Enacted cartography: testing a methodology for making site-specific architecture

  • YEAR
    2004
  • AUTHORS
    Weir, Ian
  • CATEGORIES
    2004 Conference Papers
    Architecture and the environment

Extract

ABSTRACT: Architectural vernaculars provide models for building in a specific place, but in some
recently subdivided areas of Australia such models simply do not exist. Consequently designers
immediately import other typologies to fill this void. I argue that given such conditions, the model for
inhabitation should be the landscape itself.

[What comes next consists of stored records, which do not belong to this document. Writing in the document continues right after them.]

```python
class Conv3x3Fn(torch.autograd.Function):

    @staticmethod
    def forward(ctx, x, weight, bias, prelu, cfg, grad_on=True):
        ctx.grad_on = grad_on
        cd = cfg.cd
        cout, cin = weight.shape[0], weight.shape[1]
        if (cfg.image_in and cfg.stride == 1 and cout % 16 == 0 and not (cfg.pixel_shuffle or cfg.stats or cfg.tanh_head)
                and USE_C3_KERNELS):
            return Conv3x3Fn._forward_c3(ctx, x, weight, bias, prelu, cfg)
        ctx.c3 = False
        ctx.in_signs = getattr(x, "_fsr_signs", None) if (cfg.input_act_bwd is not None and cfg.stride == 2 and cd.is16) else None
        if cfg.image_in:
            xin = image_to_nhwc(cd, x, cfg.in_scale, cfg.in_shift)
        else:
            xin = x if x.is_contiguous() else x.contiguous()
            if xin.dtype != cd.torch_dtype:
                raise L.FsrError("activation dtype %s does not match the module's compute dtype %s" % (xin.dtype, cd.name))
        cin_pad = xin.shape[3]
        wpk = FilterSpec(weight, L.PACK_FWD_PS if cfg.pixel_shuffle else L.PACK_FWD, cin_pad)
        training = ctx.grad_on and any(ctx.needs_input_grad)
        if (cfg.u8_head or cfg.i420_head or cfg.pool_after) and training:
            raise L.FsrError("the uint8 / I420 head and fused max-pool epilogues are inference-only: they have no gradient")
        act = L.ACT_TANH if cfg.tanh_head else cfg.act
        want_pre = training and act == L.ACT_PRELU
        b32 = bias if bias is None or bias.dtype == torch.float32 else bias.float()
        out, pre, stats = conv3x3_raw(cd, xin, wpk, cout, stride=cfg.stride, bias=b32, act=act, slope=cfg.slope,
                                      prelu=prelu, pixel_shuffle=cfg.pixel_shuffle, out_f32=cfg.tanh_head,
                                      want_stats=cfg.stats, want_preact=want_pre, alg_k=cin, out_u8=cfg.u8_head,
                                      pool2=cfg.pool_after, out_i420=cfg.i420_head)
        ctx.cfg = cfg
        ctx.dims = (cout, cin, tuple(xin.shape))
        ctx.has_bias = bias is not None
        ctx.x_is_image = cfg.image_in
        saved_act = pre if want_pre else (out if act in (L.ACT_RELU, L.ACT_LEAKY, L.ACT_TANH) else None)
        ctx.save_for_backward(xin, weight, prelu, saved_act)
        if stats is None:
            stats = torch.empty(0, device=out.device)
        ctx.mark_non_differentiable(stats)
        ctx.set_materialize_grads(False)
        if cfg.u8_head or cfg.i420_head:
            return out, stats
        if cfg.tanh_head:
            return out.permute(0, 3, 1, 2), stats
        if cfg.n_alias:
            if cfg.image_in or cfg.input_act_bwd is not None or cfg.pixel_shuffle or cfg.stride != 1:
                raise L.FsrError("skip aliases are for plain stride-1 convolutions on NHWC activations")
            return (out, stats) + tuple(xin.view_as(xin) for _ in range(cfg.n_alias))
        return out, stats

    @staticmethod
    def _forward_c3(ctx, x, weight, bias, prelu, cfg):
        cd = cfg.cd
        _check_dev(x)
        if x.dtype != torch.float32:
            x = x.float()
        n, c, h, w = x.shape
        if c != 3:
            raise ValueError("expected a 3-channel image batch, got %s" % (tuple(x.shape),))
        cout = weight.shape[0]
        wpk = packed_filter(cd, weight, PACK_C3, 32)
        training = ctx.grad_on and any(ctx.needs_input_grad)
        want_pre = training and cfg.act == L.ACT_PRELU
        b32 = bias if bias is None or bias.dtype == torch.float32 else bias.float()
        out = _empty((n, h, w, cout), cd.torch_dtype, x.device)
        pre = _empty_like(out) if want_pre else None
        signs = (torch.empty((n, h, w, cout // 8), dtype=torch.uint8, device=x.device)
                 if (cfg.emit_signs and USE_SIGN_BITS and training and cd.is16 and cout % 64 == 0) else None)
        sn, sc, sh, sw = x.stride()
        prof = PROFILE_CONV
        if prof is not None:
            ev0, ev1 = torch.cuda.Event(enable_timing=True), torch.cuda.Event(enable_timing=True)
            ev0.record()
        L.check(L.lib().fsr_conv3x3_c3_fwd(cd.code, _p(x), sn, sc, sh, sw, n, h, w, *cfg.in_scale, *cfg.in_shift, _p(wpk),
                                           _p(b32), cfg.act, float(cfg.slope), _p(prelu), cout, _p(out), _p(pre), _p(signs), _stream()),
                "fsr_conv3x3_c3_fwd")
        if signs is not None:
            out._fsr_signs = signs
        if prof is not None:
            ev1.record()
            nbytes = x.numel() * 4 + out.numel() * out.element_size() * (2 if want_pre else 1) + wpk.numel() * wpk.element_size()
            prof.append((ev0, ev1, 2.0 * n * h * w * cout * 27, nbytes, "conv_c3_fwd_kernel", "fwd"))
        ctx.cfg = cfg
        ctx.c3 = True
        ctx.bias_param = bias
        ctx.dims = (cout, 3, (n, h, w, cd.cpad))
        ctx.has_bias = bias is not None
        ctx.x_is_image = True
        saved_act = pre if want_pre else (out if cfg.act in (L.ACT_RELU, L.ACT_LEAKY) else None)
        ctx.save_for_backward(x, weight, prelu, saved_act)
        stats = torch.empty(0, device=out.device)
        ctx.mark_non_differentiable(stats)
        ctx.set_materialize_grads(False)
        return out, stats

    @staticmethod
    def backward(ctx, g, _gstats, *g_alias):
        skips = [t for t in g_alias if t is not None]
        if g is None:
            dx = None
            for t in skips:
                dx = t if dx is None else add(ctx.cfg.cd, dx, t)
            return dx, None, None, None, None, None
        cfg, cd = ctx.cfg, ctx.cfg.cd
        xin, weight, prelu, saved = ctx.saved_tensors
        cout, cin, xshape = ctx.dims
        n, ih, iw, cin_pad = xshape
        lib, st = L.lib(), _stream()
        dbias = _zeros((cout,), xin.device) if ctx.has_bias else None
        dprelu = None
        act = L.ACT_TANH if cfg.tanh_head else cfg.act
        if cfg.tanh_head and USE_C3_KERNELS and cout == 3 and cin_pad % 16 == 0 and cin == cin_pad:
            return Conv3x3Fn._backward_head_c3(ctx, g)
        if cfg.tanh_head:
            if g.dtype != torch.float32:
                g = g.float()
            _, _, h, w = g.shape
            dz = _empty((n, h, w, cd.cpad), cd.torch_dtype, xin.device)
            sn, sc, sh, sw = g.stride()
            L.check(lib.fsr_tanh_bwd_to_nhwc(cd.code, _p(g), sn, sc, sh, sw, _p(saved), n, h, w, _p(dz), cd.cpad, _p(dbias),
                                             _p(_workspace(lib.fsr_tanh_bwd_scratch(), xin.device)), st), "fsr_tanh_bwd_to_nhwc")
# ... 470 lines not shown
```

Before: 613.0 images/s.

## Enable sign-bit masks for x3, trim c3 K loop, swizzle wgrad LDS, size grid by CUs

Extends the sign-bit activation mask path to the x3 dtype: the c3 forward kernel now emits packed sign bits from the hi words, and the stride-2 dgrad plus the s2d3 fast path accept sign-bit masks for x3. This lets the discriminator's first layer avoid reading the full activation mask. The fp32/x3 c3 forward drops the always-zero eighth K slice, cutting one MFMA per tile. The wgrad kernel replaces LDS row padding with an XOR swizzle for fp32, and its slab count now comes from the CU count times occupancy instead of a fixed 1024. The swizzle and grid sizing could change LDS conflicts and load balance in either direction.

New measurement: 617.2 images/s (median of 6 runs). Within noise of the previous version (+0.7%).

```diff
diff --git a/fast-srgan_amd/csrc/conv_c3.hip b/fast-srgan_amd/csrc/conv_c3.hip
--- a/fast-srgan_amd/csrc/conv_c3.hip
+++ b/fast-srgan_amd/csrc/conv_c3.hip
@@ -77,18 +77,19 @@
   stage_patch<T, TH>(a, patch, n, ty * TH, tx * 16, tid);
 
   const T* wpk = (const T*)a.wpk;
-  int koff[8];
+  constexpr int KS = sizeof(T) == 2 ? 8 : 7;
+  int koff[KS];
   if constexpr (sizeof(T) == 2) {
 #pragma unroll
     for (int e = 0; e < 8; ++e) koff[e] = (8 * lg + e < 27) ? patch_off(8 * lg + e) : -1;
   } else {
 #pragma unroll
-    for (int j = 0; j < 8; ++j) koff[j] = (lg + 4 * j < 27) ? patch_off(lg + 4 * j) : -1;
+    for (int j = 0; j < KS; ++j) koff[j] = (lg + 4 * j < 27) ? patch_off(lg + 4 * j) : -1;
   }
   constexpr bool X3 = std::is_same<ST, x3_t>::value;
   const bool wide = (sizeof(T) == 2 || X3) && ntile == 4;
   s16x8 wf16[4];
-  float wf32[4][8];
+  float wf32[4][KS];
 #pragma unroll
   for (int t = 0; t < 4; ++t) {
     if (t < ntile) {
@@ -98,7 +99,7 @@
         wf16[t] = *(const s16x8*)(row + 8 * lg);
       } else {
 #pragma unroll
-        for (int j = 0; j < 8; ++j) wf32[t][j] = row[lg + 4 * j];
+        for (int j = 0; j < KS; ++j) wf32[t][j] = row[lg + 4 * j];
       }
     }
   }
@@ -131,9 +132,9 @@
     const int r = wave * 4 + m;
     const int gy = ty * TH + r;
     const float* base = patch + (r * PW + l15) * 3;
-    float xv[8];
-#pragma unroll
-    for (int e = 0; e < 8; ++e) xv[e] = koff[e] >= 0 ? base[koff[e]] : 0.f;
+    float xv[KS];
+#pragma unroll
+    for (int e = 0; e < KS; ++e) xv[e] = koff[e] >= 0 ? base[koff[e]] : 0.f;
     s16x8 xf16;
     if constexpr (sizeof(T) == 2) {
       const unsigned p0 = pack2<T>(xv[0], xv[1]), p1 = pack2<T>(xv[2], xv[3]);
@@ -180,7 +181,7 @@
         for (int t = 0; t < 4; ++t) {
           acc[t] = (f32x4){0.f, 0.f, 0.f, 0.f};
 #pragma unroll
-          for (int j = 0; j < 8; ++j) acc[t] = mfma_f32_16x16x4(wf32[t][j], xv[j], acc[t]);
+          for (int j = 0; j < KS; ++j) acc[t] = mfma_f32_16x16x4(wf32[t][j], xv[j], acc[t]);
         }
         if (gx < a.W && gy < a.H) {
           const size_t off = (((size_t)n * a.H + gy) * a.W + gx) * a.cout + nb * 64 + lg * 8;
@@ -191,7 +192,23 @@
             if (prep) V16<x3_t, 4>::st((x3_t*)prep + off + p * 32, v8);
 #pragma unroll
             for (int q = 0; q < 8; ++q) v8[q] = fmaxf(v8[q], 0.f) + slope * fminf(v8[q], 0.f);
-            V16<x3_t, 4>::st((x3_t*)outp + off + p * 32, v8);
+            u32x4 hw, lw;
+#pragma unroll
+            for (int q = 0; q < 4; ++q) {
+              unsigned h2, l2;
+              x3_split2(v8[2 * q], v8[2 * q + 1], h2, l2);
+              hw[q] = h2;
+              lw[q] = l2;
+            }
+            char* hp = (char*)x3_hi_ptr((x3_t*)outp + off + p * 32);
+            fsr_st<4>((u32x4*)hp, hw);
+            fsr_st<4>((u32x4*)(hp + 64), lw);
+            if (a.signs) {
+              unsigned b = 0u;
+#pragma unroll
+              for (int q = 0; q < 4; ++q) b |= ((int)(hw[q] << 16) > 0 ? 1u << (2 * q) : 0u) | ((int)(hw[q] & 0xffff0000u) > 0 ? 2u << (2 * q) : 0u);
+              a.signs[(((size_t)n * a.H + gy) * a.W + gx) * (a.cout >> 3) + nb * 8 + p * 4 + lg] = (unsigned char)b;
+            }
           }
         }
         continue;
@@ -205,7 +222,7 @@
           acc = mfma16<T>(wf16[t], xf16, acc);
         } else {
 #pragma unroll
-          for (int j = 0; j < 8; ++j) acc = mfma_f32_16x16x4(wf32[t][j], xv[j], acc);
+          for (int j = 0; j < KS; ++j) acc = mfma_f32_16x16x4(wf32[t][j], xv[j], acc);
         }
         if (gx < a.W && gy < a.H) {
           const int co = nb * 64 + t * 16 + lg * 4;
@@ -244,7 +261,7 @@
 template <typename T, typename ST = T>
 __global__ __launch_bounds__(256) void conv_c3_wgrad_kernel(const C3Args a) {
   constexpr int TH = 8;
-  constexpr int PA = 64 + 16;
+  constexpr int PA = sizeof(T) == 2 ? 64 + 16 : 64;
   __shared__ float patch[(TH + 2) * PW * 3];
   __shared__ __attribute__((aligned(16))) T dzt[TH * 16 * PA];
   const int tid = threadIdx.x, lane = tid & 63, wave = __builtin_amdgcn_readfirstlane(tid >> 6);
@@ -285,7 +302,7 @@
 #pragma unroll
       for (int j = 0; j < DPT; ++j) {
         const int u = tid + j * 256;
-        float* d = (float*)dzt + (u / 8) * PA + (u % 8) * 8;
+        float* d = (float*)dzt + (u / 8) * PA + (((u % 8) * 8) ^ (((u / 8) & 3) << 4));
         *(f32x4*)d = (f32x4){x3_join_lo(dh[j][0], dl[j][0]), x3_join_hi(dh[j][0], dl[j][0]), x3_join_lo(dh[j][1], dl[j][1]), x3_join_hi(dh[j][1], dl[j][1])};
         *(f32x4*)(d + 4) = (f32x4){x3_join_lo(dh[j][2], dl[j][2]), x3_join_hi(dh[j][2], dl[j][2]), x3_join_lo(dh[j][3], dl[j][3]), x3_join_hi(dh[j][3], dl[j][3])};
       }
@@ -305,7 +322,8 @@
 #pragma unroll
       for (int j = 0; j < DPT; ++j) {
         const int u = tid + j * 256;
-        *(u32x4*)(dzt + (u / (64 / EPB)) * PA + (u % (64 / EPB)) * EPB) = dv[j];
+        const int px = u / (64 / EPB), ch = (u % (64 / EPB)) * EPB;
+        *(u32x4*)(dzt + px * PA + (sizeof(T) == 2 ? ch : ch ^ ((px & 3) << 4))) = dv[j];
       }
     }
     __syncthreads();
@@ -337,7 +355,7 @@
 #pragma unroll 4
       for (int s = 0; s < TH * 4; ++s) {
         const int r = s >> 2, c = 4 * (s & 3) + lg;
-        const float av = dzt[(r * 16 + c) * PA + wave * 16 + l15];
+        const float av = dzt[(r * 16 + c) * PA + ((wave * 16 + l15) ^ ((c & 3) << 4))];
         const float* pb = patch + (r * PW + c) * 3;
         acc0 = mfma_f32_16x16x4(av, pb[off0], acc0);
         acc1 = mfma_f32_16x16x4(av, off1 >= 0 ? pb[off1] : ones27, acc1);
@@ -450,7 +468,7 @@
   a.out = out;
   a.preact = preact;
   if (dtype == FSR_X3 && ((((size_t)out | (size_t)preact) & 127) != 0)) return fsr_fail(-2, "fsr_conv3x3_c3_fwd: x3 tensors must be 128-byte aligned");
-  if (signs && (dtype == FSR_F32 || dtype == FSR_X3 || cout % 64 != 0)) return fsr_fail(-2, "fsr_conv3x3_c3_fwd: sign bits are written by the 16-bit kernels for cout %% 64 == 0");
+  if (signs && (dtype == FSR_F32 || cout % 64 != 0)) return fsr_fail(-2, "fsr_conv3x3_c3_fwd: sign bits are written by the 16-bit and x3 kernels for cout %% 64 == 0");
   a.signs = (unsigned char*)signs;
   a.tiles_x = (w + 15) / 16;
   a.tiles_y = (h + 15) / 16;
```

The paper’s central premise is that sustainable architecture’s main attribute is its ability to connect us in
as many ways as possible with local cycles and processes. This attribute transcends the more
quantifiable, but nonetheless secondary factors such as energy use and low-toxicity finishes. Buildings
which engender such connective-ness are commonly termed “site-specific.” However, it is not the actual
site, but representations of the site (for example, topographic maps) that form the ‘ground’ upon which
designs are conceived. I argue that if designers are to achieve site-specific architecture, then they must
first develop site-specific maps. Designers might achieve such maps through “enacted cartography”:
their direct engagement with site and with site-mapping technologies. This hypothesis is tested through
a series of mapping experiments outlined in the latter part of the discussion.

The paper assumes the audience is familiar with Kenneth Frampton’s theory of “Critical Regionalism,”
and has basic knowledge of CAD interfaces.